This is true if the only clearing transactions were between banks.  Then the reserves would shift between banks but never grow (or contract).

 

But you have the Fed and the US Treasury pursuing policy objectives that are also adding new reserves to the banking system.  So WFC shifting $10 billion in clearing transactions to JPM is dwarfed by the flows coming from the Federal government creating new reserves for both WFC and JPM (and small banks too).

 

To put some numbers on it - we can look at the flows since March 11th Fed b/s when the Federal response to the current pandemic crisis began (til Sep 2nd Fed b/s):

 

1) The Fed bought $1.7t in Treasury debt and $0.5t in MBS  = swapped for $2.2t in new bank reserves.

2) The US Treasury deficit spent $2.0t = creates $2.0t in new bank reserves.

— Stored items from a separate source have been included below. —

## Add compact per-alignment screen words to avoid full record reads in arena sum

The rescore kernel now also writes a 32-bit screen word per alignment, packing dbLen, an accepted/non-self flag, a reverse flag and precomputed extendability bits. A new arena-sum kernel walks query spans, reads only these words and finds query ids by a shuffle-based binary search over the offsets, instead of loading whole AlnRec structs. It falls back to reading the full record only in ambiguous cases (mirrored reverse hits or an undecided length limit). This trades extra writes and a device allocation during rescore for much less memory traffic during arena sizing.

```diff
diff --git a/plass_amd/csrc/asm_rules.hpp b/plass_amd/csrc/asm_rules.hpp
--- a/plass_amd/csrc/asm_rules.hpp
+++ b/plass_amd/csrc/asm_rules.hpp
@@ -62,4 +62,31 @@
     return c;
 }
 
+constexpr unsigned SCREEN_LEN_MASK = 0xFFFFFFu;
+constexpr unsigned SCREEN_COUNTS = 1u << 24;
+constexpr unsigned SCREEN_RIGHT = 1u << 25;
+constexpr unsigned SCREEN_LEFT = 1u << 26;
+constexpr unsigned SCREEN_REV = 1u << 27;
+PLASSHIP_AR_HD unsigned screenWord(bool counts, bool reversed, int qStart, int qEnd, unsigned qLen, int dbStart, int dbEnd, unsigned dbLen) {
+    unsigned w = dbLen & SCREEN_LEN_MASK;
+    if (!counts) return w;
+    w |= SCREEN_COUNTS;
+    if (reversed || qStart > qEnd) w |= SCREEN_REV;
+    if (isBranchType(qStart, qEnd, qLen, dbStart, dbEnd, dbLen)) {
+        if (dbStart == 0) { if (canExtendRight(rightFragLen(dbLen, dbEnd), qEnd, qLen)) w |= SCREEN_RIGHT; }
+        else if (qStart == 0 && canExtendLeft(dbStart, dbEnd, dbLen)) w |= (unsigned) dbStart < dbLen ? SCREEN_LEFT : (SCREEN_LEFT | SCREEN_RIGHT);
+    }
+    return w;
 }
+PLASSHIP_AR_HD int screenCanExtend(unsigned w, unsigned long long qLen, unsigned long long maxSeqLen) {
+    if (!(w & SCREEN_COUNTS)) return 0;
+    if (!(w & SCREEN_LEFT)) return (w & SCREEN_RIGHT) ? 1 : 0;
+    if (w & SCREEN_RIGHT) return -1;
+    const unsigned long long dbLen = w & SCREEN_LEN_MASK;
+    if (dbLen < 2) return -1;
+    if (qLen + dbLen - 1 < maxSeqLen) return 1;
+    if (qLen + 1 >= maxSeqLen) return 0;
+    return -1;
+}
+
+}
diff --git a/plass_amd/csrc/assemble.hip b/plass_amd/csrc/assemble.hip
--- a/plass_amd/csrc/assemble.hip
+++ b/plass_amd/csrc/assemble.hip
@@ -1218,39 +1218,74 @@
     }
 }
 
+__device__ __forceinline__ bool canStartExtension(const AlnRec &r, uint64_t maxSeqLen, int mirror) {
+    AlnCoords c; c.qStart = r.qStart; c.qEnd = r.qEnd; c.dbStart = r.dbStart; c.dbEnd = r.dbEnd;
+    if (mirror && c.qStart > c.qEnd) c = mirrorReverseHit(r.qStart, r.qEnd, r.dbStart, r.dbEnd, (unsigned) r.dbLen);
+    if (isBranchType(c.qStart, c.qEnd, (unsigned) r.qLen, c.dbStart, c.dbEnd, (unsigned) r.dbLen)) {
+        if (c.dbStart == 0) return canExtendRight(rightFragLen((unsigned) r.dbLen, c.dbEnd), c.qEnd, (unsigned) r.qLen);
+        if (c.qStart == 0) return canExtendLeft(c.dbStart, c.dbEnd, (unsigned) r.dbLen) && ((uint64_t) r.qLen + (uint64_t) c.dbStart < maxSeqLen);
+    }
+    return false;
+}
+__device__ __forceinline__ void arenaSumSegments(uint32_t id, uint32_t add, uint32_t addAa, bool can, unsigned long long act, unsigned long long *__restrict__ qSum,
+                                                 unsigned long long *__restrict__ qSumAa, uint32_t *__restrict__ qCan) {
+    const int lane = laneId();
+    const uint32_t prevId = (uint32_t) __shfl_up((int) id, 1, 64);
+    const bool head = lane == 0 || prevId != id;
+    const unsigned long long heads = __ballot(head), cans = __ballot(can);
+    const int segStart = 63 - __clzll((long long) (heads & (lane == 63 ? ~0ULL : ((2ULL << lane) - 1ULL))));
+    const unsigned long long later = lane == 63 ? 0ULL : (heads & ~((2ULL << lane) - 1ULL));
+    const int segEnd = (later ? __ffsll((long long) later) - 1 : (int) __popcll(act)) - 1;
+#pragma unroll
+    for (int d = 1; d < 64; d <<= 1) {
+        const uint32_t t = (uint32_t) __shfl_up((int) add, d, 64), ta = (uint32_t) __shfl_up((int) addAa, d, 64);
+        if (lane - d >= segStart) { add += t; addAa += ta; }
+    }
+    if (lane == segEnd) {
+        const unsigned long long seg = (segEnd == 63 ? ~0ULL : ((2ULL << segEnd) - 1ULL)) & ~((1ULL << segStart) - 1ULL);
+        if (add) atomicAdd(&qSum[id], (unsigned long long) add);
+        if (qSumAa && addAa) atomicAdd(&qSumAa[id], (unsigned long long) addAa);
+        if (cans & seg) atomicOr(&qCan[id], 1u);
+    }
+}
 __global__ __launch_bounds__(256) void arenaSumKernel(const AlnRec *__restrict__ recs, uint64_t nAln, uint64_t maxSeqLen, unsigned long long *__restrict__ qSum,
                                                       unsigned long long *__restrict__ qSumAa, uint32_t *__restrict__ qCan, int mirror) {
-    const int lane = laneId();
     for (uint64_t i = (uint64_t) blockIdx.x * blockDim.x + threadIdx.x; i < nAln; i += (uint64_t) gridDim.x * blockDim.x) {
         const AlnRec r = recs[i];
         const uint32_t id = r.query;
         uint32_t add = 0, addAa = 0; bool can = false;
         if (r.target != id && r.accepted) {
             add = (uint32_t) r.dbLen; addAa = (uint32_t) r.dbLen / 3 + 2;
-            AlnCoords c; c.qStart = r.qStart; c.qEnd = r.qEnd; c.dbStart = r.dbStart; c.dbEnd = r.dbEnd;
-            if (mirror && c.qStart > c.qEnd) c = mirrorReverseHit(r.qStart, r.qEnd, r.dbStart, r.dbEnd, (unsigned) r.dbLen);
-            if (isBranchType(c.qStart, c.qEnd, (unsigned) r.qLen, c.dbStart, c.dbEnd, (unsigned) r.dbLen)) {
-                if (c.dbStart == 0) can = canExtendRight(rightFragLen((unsigned) r.dbLen, c.dbEnd), c.qEnd, (unsigned) r.qLen);
-                else if (c.qStart == 0) can = canExtendLeft(c.dbStart, c.dbEnd, (unsigned) r.dbLen) && ((uint64_t) r.qLen + (uint64_t) c.dbStart < maxSeqLen);
-            }
-        }
-        const unsigned long long act = __ballot(1);
-        const uint32_t prevId = (uint32_t) __shfl_up((int) id, 1, 64);
-        const bool head = lane == 0 || prevId != id;
-        const unsigned long long heads = __ballot(head), cans = __ballot(can);
-        const int segStart = 63 - __clzll((long long) (heads & (lane == 63 ? ~0ULL : ((2ULL << lane) - 1ULL))));
-        const unsigned long long later = lane == 63 ? 0ULL : (heads & ~((2ULL << lane) - 1ULL));
-        const int segEnd = (later ? __ffsll((long long) later) - 1 : (int) __popcll(act)) - 1;
+            can = canStartExtension(r, maxSeqLen, mirror);
+        }
+        arenaSumSegments(id, add, addAa, can, __ballot(1), qSum, qSumAa, qCan);
+    }
+}
+__global__ __launch_bounds__(256) void arenaSumScreenKernel(const uint32_t *__restrict__ screen, const AlnRec *__restrict__ recs, const uint64_t *__restrict__ qoff,
+                                                            const uint32_t *__restrict__ qLen, uint32_t nQ, uint64_t maxSeqLen, unsigned long long *__restrict__ qSum,
+                                                            unsigned long long *__restrict__ qSumAa, uint32_t *__restrict__ qCan, int mirror) {
+    const int lane = laneId();
+    const uint32_t nSpans = (nQ + 63u) / 64u;
+    for (uint32_t sp = blockIdx.x * 4u + (threadIdx.x >> 6); sp < nSpans; sp += gridDim.x * 4u) {
+        const uint32_t q0 = sp * 64u;
+        const unsigned long long myOff = qoff[min(q0 + (uint32_t) lane, nQ)];
+        const uint64_t begin = (uint64_t) __shfl(myOff, 0, 64), end = qoff[min(q0 + 64u, nQ)];
+        for (uint64_t base = begin; base < end; base += 64) {
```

3) The US Treasury issued $3.3t in new debt = that removes $3.3t in bank reserves in exchange for new interest-earning assets (ie, Treasuries held by the public).

 

So total it up = +2.2+2.0-3.3 = $0.9t increase in bank reserves.

 

During this same period, total bank reserves held at the Fed went from $1.95t on March 11th to $2.85t on Sep 2nd - that's an increase of $0.9t.  The numbers foot and cross-check.

 

Another MMT point - 1) and 3) above are asset swaps with the private sector so these transactions don't create new bank deposits.  But 2) creates new bank deposits - so deficit spending by the US Treasury should add $2t in new bank deposits.  Let's cross-check that as well.  Total US commercial bank deposits (based on Fed H.8 report) went from $13.5t on March 11 to $15.5t - an increase of $2t in new banking sector deposits.  Another foot and cross-check!

 

wabuffo

 

Wouldn't this increased money supply eventually create inflation?

Wouldn't interest rates follow inflation rate?

Wouldn't that be a better time for banks to buy higher yielding assets?

Even with limited asset cap, Wells Fargo should still be able to earn a higher interest rate on capped assets it is allowed to hold?

With today's market cap, we are getting to buy the right to returns from those capped assets for a fraction of those assets.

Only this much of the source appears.